Regular Expression Examples
Let $\Sigma = \{a, b\}$ be our language.
Q: Write a regular expression for $\{ w$ | last symbol in $w =$ first symbol in $w\}$
In this case, we know that the letters can be either $a$ or $b$, so we want a string that starts and ends with both $a$ or starts and ends with both $b$. If we decide to treat the first and last characters separately, then we should define some base cases first. Both $a$ and $b$ are valid strings. With that taken care of, the rest is straightforward. We can treat both cases individually, where it starts and ends with the same character with any string in between.
A: $a \cup b \cup a \Sigma^* a \cup b \Sigma^* b$
Q: Write a Regular expression for $\{w |count(w, a)$ $modulo$ $3 = 0$$\}$
In this case, we simply want to make sure we are always adding $a$ in multiples of three without obstructing how $b$ can be added. At first, this may look like doing something along the lines of $b^{\ast}ab^{\ast}ab^{\ast}ab^{\ast}$. This, however, only allows for three $a$s. To make sure we can add as many of the triple as possible, we can add more ${\ast}$ carefully. This would look like $ b^{\ast}(b^{\ast}ab^{\ast}ab^{\ast}ab^{\ast})b^{\ast}$. Finally, we can omit some of the redundant $b^*$
A: $b^{\ast}(ab^{\ast}ab^{\ast}ab^{\ast})$
Creating an NFA
Creating an NFA from a RegEx is relatively simple: just employ the strategies used for each operation in the last set of notes. This also implies that you can create a DFA from an equivalent RegEx, and that each DFA can be described as a RegEx.
RegEx to NFA Complexity
How many states does the $\mathcal{E}$-NFA of a regex $r$ have? Each base case NFA for a regex has either one or two states, and each operator adds either zero or one new state. This structure implies that the number of states is $O(r)$.

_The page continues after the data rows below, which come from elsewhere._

-                    if (ep.gate && !gate_uniform)
-                        gt = *(const f32x4*)(ep.gate + (long)(ep.gate_rowmap ? ep.gate_rowmap[gm] : gm / ep.rows_per_batch) * ep.gate_bstride + gn);
-#pragma unroll
-                    for (int e = 0; e < 4; ++e) v[e] = rs[buf][it][e] + gt[e] * v[e];
-                    asm_store(ep, gm, gn, v);
-                }
-            });
-            asm volatile("s_waitcnt lgkmcnt(0)" ::: "memory");
+            ASM_EPI_STAMP(1 + 2 * grp);
+            asm_store_rows<WN>(scr, lane, st.after(grp * NITG));
+            ASM_EPI_STAMP(2 + 2 * grp);
         });
-        return;
-    }
-    static_for<0, 3>([&](auto grp_c) {
-        constexpr int grp = decltype(grp_c)::value;
+    });
+    if (!specialised)
+        static_for<0, 3>([&](auto grp_c) {
+            constexpr int grp = decltype(grp_c)::value;
 #include "gemm_asm_192x256_dump.inc"
-        asm_store_group<WN>(scr, lane, m0 + wr * WM + grp * 32, gn, bias, AsmPlainStore<true>{ep});
-    });
+            ASM_EPI_STAMP(1 + 2 * grp);
+            asm_store_group<WN>(scr, lane, m0 + wr * WM + grp * 32, gn, bias, AsmPlainStore<true>{ep});
+            ASM_EPI_STAMP(2 + 2 * grp);
+        });
+    ASM_EPI_STAMPS_FLUSH(7);
 }
 
 __global__ __launch_bounds__(256, 1) void gemm_bf16_kernel_qkv(const GemmQkvArgs g) {
@@ -250,14 +376,20 @@
         :
 #include "gemm_qkv_192x384_clobbers.inc"
     );
+    ASM_EPI_STAMPS;
+    ASM_EPI_STAMP(0);
     {
         const int bi = m0 / g.rows_per_batch;
         const int tok0 = m0 - bi * g.rows_per_batch + wr * WM + (lane >> 4) * 4;
         const int d0 = tn * 128 + wc * WNV + (lane & 15);
         bf16_t* vbase = g.vt + (long)bi * g.vt_bstride + tok0;
         float bv[4];
-#pragma unroll
-        for (int nv = 0; nv < 4; ++nv) bv[nv] = g.bias_v ? g.bias_v[d0 + nv * 16] : 0.f;
+        bf16_t* vrow[4];
+#pragma unroll
+        for (int nv = 0; nv < 4; ++nv) {
+            bv[nv] = g.bias_v ? g.bias_v[d0 + nv * 16] : 0.f;
+            vrow[nv] = vbase + (long)(d0 + nv * 16) * g.ldvt;
+        }
         static_for<0, 24>([&](auto vf_c) {
             constexpr int vf = decltype(vf_c)::value;
             constexpr int mi = vf / 4, nv = vf % 4;
@@ -269,23 +401,24 @@
                 f0 = t[0], f1 = t[1], f2 = t[2], f3 = t[3];
             }
             const float bn = bv[nv];
-            uint2 pk;
-            pk.x = pack_bf16x2(f0 + bn, f1 + bn);
-            pk.y = pack_bf16x2(f2 + bn, f3 + bn);
-            *(uint2*)(vbase + (long)(d0 + nv * 16) * g.ldvt + mi * 16) = pk;
+            *(uint2*)(vrow[nv] + mi * 16) = asm_pack_bf16x4(f32x4{f0 + bn, f1 + bn, f2 + bn, f3 + bn});
         });
     }
+    ASM_EPI_STAMP(1);
     constexpr int WN = WNQ;
     float* scr = (float*)(smem + wave * (32 * WN * 4));
     const unsigned scr_lane = (unsigned)(wave * (32 * WN * 4) + asm_scratch_lane<WN>(lane));
     const int gn = tn * 256 + wc * WN + (lane % AsmGroup<WN>::LPR) * 4;
     const f32x4 bias = asm_column_bias(g.bias_qk, gn);
+    const auto qk_store = asm_row_store<WN, LTX_ACT_NONE, ASM_OUT_BF16, true>(g.qk, g.ld_qk, nullptr, 0, lane, m0 + wr * WM, gn, bias);
     static_for<0, 3>([&](auto grp_c) {
         constexpr int grp = decltype(grp_c)::value;
 #include "gemm_asm_192x256_dump.inc"
-        asm_store_group<WN>(scr, lane, m0 + wr * WM + grp * 32, gn, bias,
-                            [&](int gm, int gn_, const f32x4& val) { asm_store_bf16(g.qk, g.ld_qk, gm, gn_, val); });
+        ASM_EPI_STAMP(2 + 2 * grp);
+        asm_store_rows<WN>(scr, lane, qk_store.after(grp * AsmGroup<WN>::NITG));
+        ASM_EPI_STAMP(3 + 2 * grp);
     });
+    ASM_EPI_STAMPS_FLUSH(8);
 }
 
 __global__ __launch_bounds__(256, 1) void gemm_bf16_kernel_tall(const GemmArgs g) {
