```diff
@@ -967,20 +981,20 @@
       }
     }
     int32_t need, hc, hrack[W];
-    p3_rows<W>(L, T, p, len, ids, idx, accbits, need, hc, hrack, moved_r, moved_p, nullptr, INPLACE);
+    p3_rows<W, SORTED, SORTED>(L, T, p, len, ids, idx, accbits, need, hc, hrack, moved_r, moved_p, nullptr, INPLACE);
     const uint64_t om = kasw::ballot(need > 0);
     if (need > 0) olist[ocount + kasw::count_below(om)] = p;
     ocount += kasw::popc(om);
   });
   return ocount;
 }
-template <int W, int NW, bool DIRECT, bool FUSED = false, bool RTN = false, bool INPLACE = false>
+template <int W, int NW, bool DIRECT, bool FUSED = false, bool RTN = false, bool INPLACE = false, bool SORTED = false>
 KAS_DEV int32_t fill_pass_b(const LdsView& L, const TopicView& T, const NodeMap& nm, int32_t wave,
                             int32_t& moved_r, int32_t& moved_p, int64_t (&st)[8]) {
   const int32_t t0 = chunk_begin<NW>(T.nt, wave), t1 = chunk_begin<NW>(T.nt, wave + 1);
   constexpr int QS = FUSED ? fused_block_words<W, NW>() : 1;
   int32_t* qc = FUSED ? L.x + wave : L.x + wave * T.N;
-  return fill_pass_b_range<W, DIRECT, QS, RTN, INPLACE>(L, T, nm, t0, t1, qc, moved_r, moved_p, st);
+  return fill_pass_b_range<W, DIRECT, QS, RTN, INPLACE, SORTED>(L, T, nm, t0, t1, qc, moved_r, moved_p, st);
 }
 
 KAS_DEV TopicView topic_view(const KasLaunch& a, const kas_topic_desc& td, int32_t N, int m32c = -1) {
@@ -1211,7 +1225,7 @@
     phase_tick(st, 1, tmark);
     pack_idmap_with_rstar<NT, true>(L, N, g_node_id, nm.min_id);
     int32_t moved_r = 0, moved_p = 0;
-    const int32_t oc = fill_pass_b<W, NW, true, true, true>(L, T, nm, wave, moved_r, moved_p, st);
+    const int32_t oc = fill_pass_b<W, NW, true, true, true, false, W == 3 && M32C == 1 && KAS_P3_SORTED_OUT>(L, T, nm, wave, moved_r, moved_p, st);
     if (lane == 0) L.ctl[KAS_CTL_OC + wave] = oc;
     kasw::sync();
     phase_tick(st, 2, tmark);
```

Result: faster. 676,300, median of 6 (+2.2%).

Determinization using subset construction causes an exponential blow up instead, where the size of the DFA is about $2^k$, where $k$ is the size of $r$.
Unfortunately, this is the best we can hope for. Regular expressions can be described as the desired language much more succinctly compared to DFAs. An easy example to see for this is $A^k$, where the $kth$ symbol from the end must be an $a$. We know a DFA for this must have $2^k$ states, and a regex for this would be $\Sigma*a\Sigma ^{k+1}$.
Span
Now that we have defined regex, we have the operations union, concatenation, and Kleene*. This begs the question: do we have enough operators to span the class of all regular languages? Can every regular language be defined by a regex? Given a DFA $M$, can we construct a regex for it?
The answer is yes. There actually exists a very long and complicated systematic construction that can take any NFA $M$ and build a regex $r$ such that $L(M) = L(r)$.
Regular Languages
Remember that a language $A$ is regular iff:
- There is a DFA $M$ such that $L(M) = A$
- There is an NFA $M$ such that $L(M) = A$
- There is an $\mathcal{E}$-NFA $M$ such that $L(M) = A$
- There is a regular expression $r$ such that $L(r) = A$ There are many more alternative characterizations of regular languages, but note that all of these are inter-implacable.